▶ **WORK ORDER**:
All lines below containing "void" are to be listed.

(Saved data entries)
diff --git a/motiondiffusion-moe_amd/csrc/api.hip b/motiondiffusion-moe_amd/csrc/api.hip
--- a/motiondiffusion-moe_amd/csrc/api.hip
+++ b/motiondiffusion-moe_amd/csrc/api.hip
@@ -63,6 +63,7 @@
     case MDM_VAR_STREAM_ALWAYS:
     case MDM_VAR_STREAM3_NEVER:
     case MDM_VAR_STREAM3_ALWAYS:
+    case MDM_VAR_ROUTE_LAUNCH:
       mdm::g_variant = v;
       return MDM_OK;
     default:
diff --git a/motiondiffusion-moe_amd/csrc/gemm.h b/motiondiffusion-moe_amd/csrc/gemm.h
--- a/motiondiffusion-moe_amd/csrc/gemm.h
+++ b/motiondiffusion-moe_amd/csrc/gemm.h
@@ -102,11 +102,19 @@
   const float *l2w = nullptr, *l2b = nullptr;
   int ln_x2 = 0;
 };
+struct MoeGateParams;
+struct StyleRoute {
+  const MoeGateParams* gate = nullptr;
+  int E = 0;
+  int* cursor = nullptr;
+};
+bool style_gemm_route_supported(int D, int64_t M, int E, int hn_fmt, int h16);
+int64_t style_gemm_route_parts(int64_t M);
 int style_gemm3(const float* src, int64_t M, int D, int S, const float* pw, const float* pb, const float* sw, const float* sb,
                 const float* sc, const int* pos4, const uint16_t* ws3, const float* bias, const float* resid, float out_scale,
                 const float* colscale, float* out, const StyleTail3& t, hipStream_t s);
 int style_gemm(const void* src, int src_fmt, int64_t M, int D, int S, const float* pw, const float* pb, const float* sw, const float* sb,
                const float* sc, const int* pos4, const uint16_t* ws, const float* bias, const float* resid, float out_scale,
-               const float* colscale, float* out, uint16_t* out16, int h16, hipStream_t s);
+               const float* colscale, float* out, uint16_t* out16, int h16, hipStream_t s, const StyleRoute* route = nullptr);
 
 }
diff --git a/motiondiffusion-moe_amd/csrc/kernels.h b/motiondiffusion-moe_amd/csrc/kernels.h
--- a/motiondiffusion-moe_amd/csrc/kernels.h
+++ b/motiondiffusion-moe_amd/csrc/kernels.h
@@ -31,6 +31,8 @@
 int f16_to_bf16x2(const uint16_t* src, int64_t n, uint16_t* hi, uint16_t* lo, hipStream_t s);
 int moe_route(const float* x, int64_t M, int D, int E, const MoeGateParams& p, int* goff, int* cursor, int* perm,
               float* rowscale, int* pos4, hipStream_t s);
+int moe_route_folded(int64_t M, int E, const MoeGateParams& p, int nparts, int* goff, int* cursor, int* perm, float* rowscale,
+                     int* pos4, hipStream_t s);
 int head_norm(float* qkv, int64_t M, int H, int dh, const float* w, const float* b, hipStream_t s);
 int den_ln(const float* num, const float* phi, int64_t M, int H, int dh, const float* w, const float* b, void* out,
            int out_bf, hipStream_t s);
diff --git a/motiondiffusion-moe_amd/csrc/model.hip b/motiondiffusion-moe_amd/csrc/model.hip
--- a/motiondiffusion-moe_amd/csrc/model.hip
+++ b/motiondiffusion-moe_amd/csrc/model.hip
@@ -221,13 +221,14 @@
 
 int style_apply(const Ctx& c, const MdmStyle& st, const float* src, const float* pw, const float* pb, const int* pos4,
                 const float* sc, float* tmp, const float* resid, float out_scale, const float* colscale, float* out,
-                uint16_t* out16 = nullptr, bool src_bf16 = false, const StyleTail3* t3 = nullptr) {
+                uint16_t* out16 = nullptr, bool src_bf16 = false, const StyleTail3* t3 = nullptr, const StyleRoute* route = nullptr) {
   const int D = c.m->D;
   const StylePath path = style_path(c, st, src_bf16, out16 != nullptr, t3 != nullptr);
+  if (route && path != StylePath::FUSED16) return MDM_ERR_UNSUPPORTED;
   switch (path) {
     case StylePath::FUSED16:
       return style_gemm(src, src_bf16 ? c.h16 : 0, c.M, D, c.S, pw, pb, st.norm_w, st.norm_b, sc, pos4, st.out_ws, st.out_b, resid,
-                        out_scale, colscale, out, out16, c.h16, c.s);
+                        out_scale, colscale, out, out16, c.h16, c.s, route);
     case StylePath::FUSED3:
     case StylePath::FUSED3_TAIL:
       return style_gemm3(src, c.M, D, c.S, pw, pb, st.norm_w, st.norm_b, sc, pos4, st.out_ws3, st.out_b, resid, out_scale, colscale, out,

▶ **RESPONSE BOX**:
 int style_gemm(const void* src, int src_fmt, int64_t M, int D, int S, const float* pw, const float* pb, const float* sw, const float* sb,
 int den_ln(const float* num, const float* phi, int64_t M, int H, int dh, const float* w, const float* b, void* out,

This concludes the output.